Approaching its 25th anniversary earlier this month, Stone announced Maria Stipp would be coming on board as the company’s new CEO. Stipp stepped down as CEO of Lagunitas in February following a five-year tenure, during which she’d guided Lagunitas through its acquisition by Heineken. 

In September 2015, just three months after Stipp joined, Lagunitas sold a 50% stake to Heineken; it sold the remaining half to become a full Heineken subsidiary in May 2017. Under Stipp’s watch, the brewery’s global shipments reportedly increased +74%, as Heineken and Lagunitas made it a point to expand the brewery’s exports and begin brewing in foreign countries.

So, is Stipp planning to find a buyer for Stone? The two companies share rough parallels in size (Lagunitas was the sixth-largest craft brewery when Heineken first invested), flagship styles (IPAs), and eccentric cofounders (Tony Magee at Lagunitas and Koch at Stone). 

Stone has been shopping itself around for a while, according to a brief Beer Marketer’s Insights published early this year: “Stone tried for a long time to sell pieces of itself, managing only to sell off its Berlin brewery. But now it’s exploring selling in its entirety, driven by its private equity partner VMG.”Five years is a typical timeframe for private equity investors to start looking to cash out; the end of 2020 would mark five years since VMG’s investment in Stone. (Dogfish Head Brewery merged with Boston Beer Co. five years after a significant investment from LNK Partners.) Koch calls talks of a sale “rumors,” saying “we have not changed our stance.” When asked what specific stance that is and whether he’s referring to the brewery’s stance on independent ownership, he replies: “On anything.” 

“If we were [going to sell], we would be the biggest idiots in the world to do it in the middle of an international pandemic,” he adds, saying the company is stable right now and not looking to make significant changes. It’s a bold statement, considering companies large and small are eager for cash influxes during these dire economic times. 

With the company at a leadership crossroads, it has an opportunity to right the ship. Yet there’s so far been little public indication that there’s a plan in place. 

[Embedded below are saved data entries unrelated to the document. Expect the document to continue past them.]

# Bizilizi/stereo_reconstruction

Measured on AMD Instinct MI355X. Metric: Mdisparities/s (HxWxD / s) on Middlebury-H pairs, higher is better.
Workload: dtype u8

## Files before the change

### stereo_reconstruction_amd/csrc/ws_march_mfma.h

```cpp
#pragma once
#include "ws_march_kernel.h"

namespace wsamd {

typedef int ws_i32x4 __attribute__((ext_vector_type(4)));
typedef int ws_i32x16 __attribute__((ext_vector_type(16)));
typedef int ws_i32x2 __attribute__((ext_vector_type(2)));
typedef __attribute__((address_space(3))) ws_i32x2 lds_i64;

constexpr int kMfmaXWaves = 4;
constexpr int kMfmaVWaves = 2;
constexpr int kMfmaWaves = kMfmaXWaves * kMfmaVWaves;
constexpr int kMfmaVTiles = 9;
constexpr int kMfmaTilesPerWave = (kMfmaVTiles + kMfmaVWaves - 1) / kMfmaVWaves;
constexpr int kMfmaKT = 4;

struct MfmaLds {
    int n_a, n_b;
    int rb_a, rb_b;
    int nvc;
    int o_b, o_bias, o_merge, o_op;
    int nblk;
    int bytes;
};
__host__ __device__ constexpr int mfma_ring_rows(int wh) { return wh + 4; }
__host__ __device__ constexpr int mfma_op_rows(int wh) { return wh + 2; }
__host__ __device__ inline MfmaLds mfma_lds_layout(int ww, int wh)
{
    MfmaLds l{};
    const int tx = 32 * kMfmaXWaves;
    l.nvc = tx + 32 * (kMfmaVTiles - 1);
    l.n_a = tx + 12;
    l.n_b = l.nvc + 12;
    l.rb_a = march_raw_bytes(l.n_a);
    l.rb_b = march_raw_bytes(l.n_b);
    l.o_b = mfma_ring_rows(wh) * l.rb_a;
    l.o_bias = l.o_b + mfma_ring_rows(wh) * l.rb_b;
    l.o_merge = l.o_bias + 2 * 4 * l.nvc;
    l.o_op = l.o_merge + 2 * 8 * tx;
    l.nblk = l.nvc / 32;
    l.bytes = l.o_op + mfma_op_rows(wh) * l.nblk * 1024;
    (void)ww;
    return l;
}

__device__ __forceinline__ ws_i32x4 mfma_operand(uint32_t row, uint32_t p)
{
    const lds_u32 *q = lds_at32(row + (p & ~3u));
    const uint32_t d0 = q[0], d1 = q[1], d2 = q[2], d3 = q[3], d4 = q[4];
    const uint32_t sh = p & 3u;
    ws_i32x4 r;
    r.x = (int)__builtin_amdgcn_alignbyte(d1, d0, sh);
    r.y = (int)__builtin_amdgcn_alignbyte(d2, d1, sh);
    r.z = (int)__builtin_amdgcn_alignbyte(d3, d2, sh);
    r.w = (int)__builtin_amdgcn_alignbyte(d4, d3, sh);
    return r;
}

struct MfmaRaw {
    uint32_t d0, d1, d2, d3, d4, sh;
};
__device__ __forceinline__ MfmaRaw mfma_raw_load(uint32_t t)
{
    const lds_u32 *q = lds_at32(t & ~3u);
    return MfmaRaw{q[0], q[1], q[2], q[3], q[4], t & 3u};
}
__device__ __forceinline__ ws_i32x4 mfma_raw_align(const MfmaRaw &r)
{
    ws_i32x4 v;
    v.x = (int)__builtin_amdgcn_alignbyte(r.d1, r.d0, r.sh);
    v.y = (int)__builtin_amdgcn_alignbyte(r.d2, r.d1, r.sh);
    v.z = (int)__builtin_amdgcn_alignbyte(r.d3, r.d2, r.sh);
    v.w = (int)__builtin_amdgcn_alignbyte(r.d4, r.d3, r.sh);
    return v;
}

__device__ __forceinline__ uint32_t mfma_pair_sum(uint32_t x)
{
    const auto r = __builtin_amdgcn_permlane32_swap(x, x, false, false);
    return r[0] + r[1];
}

__device__ __forceinline__ void mfma_advance(uint32_t &at, uint32_t row, uint32_t end)
{
    at += row;
    at = at == end ? 0u : at;
}

template <int WW, int WH>
__global__ void __launch_bounds__(64 * kMfmaWaves) ws_march_mfma_kernel(const MarchArgs g)
{
    constexpr int NW = kMfmaWaves, NV = kMfmaVTiles, NVW = kMfmaTilesPerWave, KT = kMfmaKT, NT = 64 * NW, TX = 32 * kMfmaXWaves;
    constexpr int NR = mfma_ring_rows(WH);
    constexpr int K = 3 * WW;
    static_assert(K <= 32 && K > 16, "one row of the window is one K = 32 step, its pad in the upper lane half");
    static_assert((long long)(128 * 128 + 2 * 127 * 128) * K * WH * (1 << KT) < (long long)kValidKeyBound, "keys stay inside (-2^28, 2^28)");
    static_assert(kPoison % (1 << (KT + 1)) == 0, "the poison survives the shift");
    static_assert(kMfmaXWaves == 4 && kMfmaVWaves == 2, "wave >> 2 is the share of the tiles");

    extern __shared__ uint4 ws_smem4[];
    const uint32_t lds0 = (uint32_t)(uintptr_t)(lds_u32 *)reinterpret_cast<uint32_t *>(ws_smem4);
    const MfmaLds L = mfma_lds_layout(WW, WH);
    const uint32_t RBA = (uint32_t)L.rb_a, RBB = (uint32_t)L.rb_b;
    const uint32_t ringA = lds0, ringB = lds0 + (uint32_t)L.o_b, biasr = lds0 + (uint32_t)L.o_bias, mrg = lds0 + (uint32_t)L.o_merge;
    const uint32_t opB = lds0 + (uint32_t)L.o_op, OPROW = 1024u * (uint32_t)L.nblk;
    constexpr int NRO = mfma_op_rows(WH);

    const int tid = threadIdx.x, lane = tid & 63;
    const int wave = __builtin_amdgcn_readfirstlane(tid >> 6);
    const int n = lane & 31, h = lane >> 5;
    const int wx = wave & (kMfmaXWaves - 1), wv = wave >> 2;

    const int nblk = gridDim.x;
    const int logical = (blockIdx.x & 7) * (nblk >> 3) + (blockIdx.x >> 3);
    if (logical >= g.tiles * g.strips) return;
    const int tile_i = logical % g.tiles, strip_i = logical / g.tiles;
    const int tile_x0 = g.ox0 + tile_i * TX;
    const int ys = g.oy0 + strip_i * g.strip_rows;
    const int ye = min(ys + g.strip_rows, g.oy1);
    if (ys >= ye) return;

    if (g.border) {
        const bool first_t = tile_i == 0, last_t = tile_i == g.tiles - 1;
        const int cx0 = first_t ? 0 : tile_x0, cx1 = last_t ? g.out_w : tile_x0 + TX;
        auto zero_rect = [&](int x0, int x1, int y0, int y1) __attribute__((always_inline)) {
            const int w = x1 - x0, cnt = w * (y1 - y0);
            for (int i = tid; i < cnt; i += NT) {
                const int yy = y0 + i / w, xx = x0 + i % w;
                if (g.out16) g.out16[(size_t)yy * g.out_pitch + xx] = 0;
                else g.out[(size_t)yy * g.out_pitch + xx] = 0.0f;
            }
        };
        if (strip_i == 0 && g.oy0 > 0) zero_rect(cx0, cx1, 0, g.oy0);
        if (strip_i == g.strips - 1 && g.out_h > g.oy1) zero_rect(cx0, cx1, g.oy1, g.out_h);
        if (first_t && g.ox0 > 0) zero_rect(0, g.ox0, ys, ye);
        if (last_t && g.out_w > g.ox1) zero_rect(g.ox1, g.out_w, ys, ye);
    }

    for (int k = tid; k < L.o_bias / 16; k += NT) lds_store128(lds0 + 16u * (uint32_t)k, make_uint4(0u, 0u, 0u, 0u));

    const int dspan = g.d_hi - g.d_lo;
    const int vb0 = tile_x0 + g.st.boff - g.d_lo - 32 * (NV - 1);
    const int ra0 = ys + g.wy0;
    const int nsteps = (ye - ys) + WH - 1;
    const RawSide sideA = raw_side(g.st.img_a, g.st.stride_a, g.st.wa, tile_x0 + g.st.wx0, L.n_a, 0);
    const RawSide sideB = raw_side(g.st.img_b, g.st.stride_b, g.st.wb, vb0 + g.st.wx0, L.n_b, 0);
    const RawDma dmaMine = raw_dma_setup(wave == 0 ? sideA : sideB, ra0);
    const uint32_t phA0 = (uint32_t)(reinterpret_cast<uintptr_t>(sideA.base) + (uintptr_t)((long long)ra0 * sideA.stride + 3LL * sideA.c0)) & 15u;
    const uint32_t phB0 = (uint32_t)(reinterpret_cast<uintptr_t>(sideB.base) + (uintptr_t)((long long)ra0 * sideB.stride + 3LL * sideB.c0)) & 15u;
    const uint32_t stA = (uint32_t)sideA.stride & 15u, stB = (uint32_t)sideB.stride & 15u;

    const uint32_t cpBase = wave == 0 ? ringA : ringB, cpRB = wave == 0 ? RBA : RBB;
    const int ipx = -WH - g.wy0;
    uint32_t cCp, aIn, aOut, aPx, bSt, oWr, oIn, oOut, oSq, phIn, phOut, phPx, phSt;
    auto set_cursors = [&](int s) __attribute__((always_inline)) {
        auto slot = [](int i, int rows) __attribute__((always_inline)) { return (uint32_t)(((i % rows) + rows) % rows); };
        cCp = slot(s + 3, NR) * cpRB;
        aIn = slot(s, NR) * RBA, aOut = slot(s - WH, NR) * RBA, aPx = slot(s + ipx, NR) * RBA;
        bSt = slot(s + 1, NR) * RBB;
        oWr = slot(s + 1, NRO) * OPROW, oIn = slot(s, NRO) * OPROW, oOut = slot(s - WH, NRO) * OPROW, oSq = slot(s + 1 - WH, NRO) * OPROW;
        phIn = (phA0 + (uint32_t)s * stA) & 15u, phOut = (phA0 + (uint32_t)(s - WH) * stA) & 15u, phPx = (phA0 + (uint32_t)(s + ipx) * stA) & 15u;
        phSt = (phB0 + (uint32_t)(s + 1) * stB) & 15u;
    };
    auto advance = [&]() __attribute__((always_inline)) {
        mfma_advance(cCp, cpRB, (uint32_t)NR * cpRB);
        mfma_advance(aIn, RBA, (uint32_t)NR * RBA), mfma_advance(aOut, RBA, (uint32_t)NR * RBA), mfma_advance(aPx, RBA, (uint32_t)NR * RBA);
        mfma_advance(bSt, RBB, (uint32_t)NR * RBB);
        mfma_advance(oWr, OPROW, (uint32_t)NRO * OPROW), mfma_advance(oIn, OPROW, (uint32_t)NRO * OPROW);
        mfma_advance(oOut, OPROW, (uint32_t)NRO * OPROW), mfma_advance(oSq, OPROW, (uint32_t)NRO * OPROW);
        phIn = (phIn + stA) & 15u, phOut = (phOut + stA) & 15u, phPx = (phPx + stA) & 15u, phSt = (phSt + stB) & 15u;
    };

    const bool wave_on = tile_x0 + 32 * wx < g.ox1;

    ws_i32x4 amask;
#pragma unroll
    for (int j = 0; j < 4; ++j) {
        const int first = 16 * h + 4 * j;
        const int keep = K - first;
        amask[j] = keep >= 4 ? -1 : keep <= 0 ? 0 : (int)((1u << (8 * keep)) - 1u);
    }
    const uint32_t pA_lane = ringA + 3u * (uint32_t)(32 * wx + n) + 16u * (uint32_t)h;
    const uint32_t px_lane = ringA + 3u * (uint32_t)(32 * wx + n - g.st.wx0);

    __syncthreads();

    auto tiles_active = [&](int v) __attribute__((always_inline)) {
        uint32_t on = 0u;
        for (int j = 0; j < (v == 0 ? NVW : NV - NVW); ++j)
            if (32 * (NV - 1 - (v * NVW + j)) - 31 <= dspan) on |= 1u << j;
        return on;
    };

    auto march = [&](auto role, auto all) __attribute__((always_inline)) {
        constexpr int WV = decltype(role)::value;
        constexpr bool ALL = decltype(all)::value;
        constexpr int NTL = WV == 0 ? NVW : NV - NVW;
        constexpr int NI = WV == 0 ? 1 : 2;
        static_assert(kMfmaXWaves * (1 + 2) == (TX + 32 * (NV - 1)) / 32, "the waves' blocks are the tile row's");
        const uint32_t opB_lane = opB + 1024u * (uint32_t)(wx + WV * NVW) + 16u * (uint32_t)lane;

        const int blk0 = WV == 0 ? wx : kMfmaXWaves + 2 * wx;
        uint32_t gsum[NI], btag[NI];
#pragma unroll
        for (int k = 0; k < NI; ++k) {
            const int v = vb0 + 32 * (blk0 + k) + n;
            const bool bvalid = (uint32_t)(v - g.st.b_lo) <= (uint32_t)(g.st.b_hi - g.st.b_lo) && g.st.b_hi >= g.st.b_lo;
            btag[k] = (uint32_t)((n & 3) + 4 * (n >> 3)) + (bvalid ? 0u : (uint32_t)kPoison);
            gsum[k] = 0u;
        }
        const uint32_t st_lane = ringB + 3u * (uint32_t)(32 * blk0 + n) + 16u * (uint32_t)h;
        const uint32_t it_lane = opB + 1024u * (uint32_t)blk0 + 16u * (uint32_t)lane;
        const uint32_t bi_lane = biasr + 4u * (uint32_t)(32 * blk0 + n);

        ws_i32x16 acc[NTL];
        const uint32_t active = tiles_active(WV);
#pragma unroll
        for (int j = 0; j < NTL; ++j) {
            const int t = WV * NVW + j;
#pragma unroll
            for (int i = 0; i < 16; ++i) {
                const int m = (i & 3) + 8 * (i >> 2) + 4 * h;
                const int e = 32 * (NV - 1 - t) + n - m;
                acc[j][i] = (uint32_t)e <= (uint32_t)dspan ? 0 : kPoison >> (KT + 1);
            }
        }

        MfmaRaw ir[NI];
        uint4 il[NI];
        auto items_load = [&](auto leaves) __attribute__((always_inline)) {
#pragma unroll
            for (int k = 0; k < NI; ++k) {
                ir[k] = mfma_raw_load(st_lane + 96u * (uint32_t)k + bSt + phSt);
                if constexpr (decltype(leaves)::value) il[k] = lds_load128(it_lane + 1024u * (uint32_t)k + oSq);
            }
        };
        auto items_finish = [&](int iu, auto leaves) __attribute__((always_inline)) {
#pragma unroll
            for (int k = 0; k < NI; ++k) {
                ws_i32x4 c = mfma_raw_align(ir[k]);
                c ^= (int)0x80808080u;
                lds_store128(it_lane + 1024u * (uint32_t)k + oWr, make_uint4((uint32_t)c.x, (uint32_t)c.y, (uint32_t)c.z, (uint32_t)c.w));
                const ws_i32x4 cm = c & amask;
                int q = 0, t = 0;
#pragma unroll
                for (int j = 0; j < 4; ++j) {
                    q = __builtin_amdgcn_sdot4(c[j], cm[j], q, false);
                    t = __builtin_amdgcn_sdot4(cm[j], 0x01010101, t, false);
                }
                uint32_t u = (uint32_t)q + 2u * (uint32_t)t;
                if constexpr (decltype(leaves)::value) {
                    const ws_i32x4 l = {(int)il[k].x, (int)il[k].y, (int)il[k].z, (int)il[k].w};
                    const ws_i32x4 lm = l & amask;
                    int lq = 0;
#pragma unroll
                    for (int j = 0; j < 4; ++j) lq = __builtin_amdgcn_sdot4(l[j], lm[j], lq, false);
                    u -= (uint32_t)lq;
                }
                gsum[k] += mfma_pair_sum(u);
                *reinterpret_cast<lds_u32 *>((uintptr_t)(bi_lane + 4u * (uint32_t)((iu & 1) * L.nvc + 32 * k))) = (gsum[k] << KT) + btag[k];
            }
        };

        int my_cw = 0, my_G = 0;
        struct Flush {
            ws_i32x2 o;
            uint32_t q0, q1, sh;
        };
        auto flush_load = [&](int sp) __attribute__((always_inline)) {
            Flush f;
            f.o = *reinterpret_cast<const lds_i64 *>((uintptr_t)(mrg + 8u * (uint32_t)((sp & 1) * TX + 32 * wx + n)));
            const uint32_t p = px_lane + aPx + phPx;
            const lds_u32 *q = lds_at32(p & ~3u);
            f.q0 = q[0], f.q1 = q[1], f.sh = p & 3u;
            return f;
        };
        auto flush_store = [&](int sp, const Flush &f) __attribute__((always_inline)) {
            int cw = my_cw, G = my_G;
            if (f.o.x < cw || (f.o.x == cw && f.o.y < G)) { cw = f.o.x; G = f.o.y; }
            const int x = tile_x0 + 32 * wx + n, y = ys + sp - (WH - 1);
            if (h == 0 && x < g.ox1) {
                float val;
                if (cw >= (kValidKeyBound >> KT)) val = g.fallback_neg ? -(float)x : (float)x;
                else val = (float)(g.d_lo + 32 * (NV - 1) + n - G);
                if ((__builtin_amdgcn_alignbyte(f.q1, f.q0, f.sh) & 0x00ffffffu) == 0u) val = 0.0f;
                if (g.out16) g.out16[(size_t)y * g.out_pitch + x] = (int16_t)(int)val;
                else g.out[(size_t)y * g.out_pitch + x] = val;
            }
        };

        auto step = [&](int s, auto phase) __attribute__((always_inline)) {
            constexpr int PHASE = decltype(phase)::value;
            constexpr bool STEADY = PHASE == 2;
            using Leaves = std::integral_constant<bool, (PHASE >= 1)>;
            Flush fl{};
            if constexpr (WV == 1 && PHASE >= 2) {
                if (wave_on) fl = flush_load(s - 1);
            }
            if constexpr (WV == 0) {
                if (wave < 2 && (STEADY || s + 3 < nsteps)) raw_dma(cpBase + cCp, dmaMine, s + 3, lane);
            }
            const bool stage = STEADY || (s + 1 >= 0 && s + 1 < nsteps);
            if constexpr (STEADY) items_load(Leaves());
            if (PHASE >= 0 && wave_on) {
                const MfmaRaw rae = mfma_raw_load(pA_lane + aIn + phIn);
                MfmaRaw ral{};
                if constexpr (PHASE >= 2) ral = mfma_raw_load(pA_lane + aOut + phOut);
                const uint32_t opBe = opB_lane + oIn, opBl = opB_lane + oOut;
                if constexpr (STEADY) items_finish(s + 1, Leaves());
                else if (stage) { items_load(Leaves()); items_finish(s + 1, Leaves()); }
                const ws_i32x4 ae = (mfma_raw_align(rae) ^ (int)0x7f7f7f7fu) & amask;
                ws_i32x4 al{};
                if constexpr (PHASE >= 2) al = (mfma_raw_align(ral) ^ (int)0x80808080u) & amask;
                int bestk = INT_MAX, bestt = 0;
                const uint32_t brow = biasr + 4u * (uint32_t)((s & 1) * L.nvc + 32 * (wx + WV * NVW) + 4 * h);
#pragma unroll
                for (int t = 0; t < NTL; ++t) {
                    if constexpr (!ALL) {
                        if (!(active & (1u << t))) continue;
                    }
                    const uint4 be4 = lds_load128(opBe + 1024u * (uint32_t)t);
                    const ws_i32x4 be = {(int)be4.x, (int)be4.y, (int)be4.z, (int)be4.w};
                    acc[t] = __builtin_amdgcn_mfma_i32_32x32x32_i8(be, ae, acc[t], 0, 0, 0);
                    if constexpr (PHASE >= 2) {
                        const uint4 bl4 = lds_load128(opBl + 1024u * (uint32_t)t);
                        const ws_i32x4 bl = {(int)bl4.x, (int)bl4.y, (int)bl4.z, (int)bl4.w};
                        acc[t] = __builtin_amdgcn_mfma_i32_32x32x32_i8(bl, al, acc[t], 0, 0, 0);
                    }
                    if constexpr (PHASE >= 1) {
                        int key[16];
#pragma unroll
                        for (int q = 0; q < 4; ++q) {
                            const uint4 b4 = lds_load128(brow + 4u * (uint32_t)(32 * t + 8 * q));
                            key[4 * q + 0] = (int)(((uint32_t)acc[t][4 * q + 0] << (KT + 1)) + b4.x);
                            key[4 * q + 1] = (int)(((uint32_t)acc[t][4 * q + 1] << (KT + 1)) + b4.y);
                            key[4 * q + 2] = (int)(((uint32_t)acc[t][4 * q + 2] << (KT + 1)) + b4.z);
                            key[4 * q + 3] = (int)(((uint32_t)acc[t][4 * q + 3] << (KT + 1)) + b4.w);
                        }
                        int km = min(key[0], key[1]);
#pragma unroll
                        for (int i = 2; i < 16; i += 2) km = min(km, min(key[i], key[i + 1]));
                        const bool better = (km | ((1 << KT) - 1)) < bestk;
                        bestk = better ? km : bestk;
                        bestt = better ? t : bestt;
                    }
                }
                if constexpr (PHASE >= 1) {
                    const int i_best = bestk & ((1 << KT) - 1);
                    int G = 32 * (bestt + WV * NVW) + (i_best & 3) + 8 * (i_best >> 2) + 4 * h;
                    int cw = bestk >> KT;
                    const int cw_o = __shfl_xor(cw, 32, 64), G_o = __shfl_xor(G, 32, 64);
                    if (cw_o < cw || (cw_o == cw && G_o < G)) { cw = cw_o; G = G_o; }
                    if constexpr (WV == 1 && PHASE >= 2) flush_store(s - 1, fl);
                    if constexpr (WV == 0) {
                        *reinterpret_cast<lds_i64 *>((uintptr_t)(mrg + 8u * (uint32_t)((s & 1) * TX + 32 * wx + n))) = ws_i32x2{cw, G};
                    } else {
                        my_cw = cw;
                        my_G = G;
                    }
                }
            } else {
                if constexpr (STEADY) items_finish(s + 1, Leaves());
                else if (stage) { items_load(Leaves()); items_finish(s + 1, Leaves()); }
            }
            if constexpr (WV == 0) {
                if (wave < 2) dma_wait();
            }
            __syncthreads();
            advance();
        };

        int s = -3;
        set_cursors(s);
#pragma unroll 1
        for (; s < 0; ++s) step(s, std::integral_constant<int, -1>());
#pragma unroll 1
        for (; s < WH - 1; ++s) step(s, std::integral_constant<int, 0>());
        step(s++, std::integral_constant<int, 1>());
#pragma unroll 1
        for (; s + 3 < nsteps; ++s) step(s, std::integral_constant<int, 2>());
#pragma unroll 1
        for (; s < nsteps; ++s) step(s, std::integral_constant<int, 3>());
        if constexpr (WV == 1) {
            if (wave_on) flush_store(nsteps - 1, flush_load(nsteps - 1));
        }
    };
    const bool all = tiles_active(wv) == (1u << (wv == 0 ? NVW : NV - NVW)) - 1u;
    if (wv == 0) {
        if (all) march(std::integral_constant<int, 0>(), std::true_type());
        else march(std::integral_constant<int, 0>(), std::false_type());
    } else {
        if (all) march(std::integral_constant<int, 1>(), std::true_type());
        else march(std::integral_constant<int, 1>(), std::false_type());
    }
}

}
```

“Our priorities over the next six months will be to not set any new priorities over the next six months other than the navigation of the current turbulent waters that the world finds itself in,” Koch says. He acknowledges that the year has brought challenges, but says Stone has, over the past few years, removed inefficiencies. He didn’t explain further, but based on what the company has done in the past two years, he’s likely intimating the inefficiencies were costly expansions in Berlin and Richmond, as well as staff who were laid off this summer as the brewery implemented contactless ordering and payment systems. 

“We are a stable company and have been very careful about operating lean,” Koch says.

Stone declined to make new CEO Maria Stipp available for an interview, saying that she plans to spend the next several months listening to and learning about the company. 

“She’s not going to share any vision or plans for the company for some time,” a spokesperson says.

Facing economic headwinds, leadership turnover, and likely demands from its private-equity partners, the brewery is looking to Stipp to chart its course forward. So far, it’s clear that upside-down labels and legal circuses aren’t cutting it.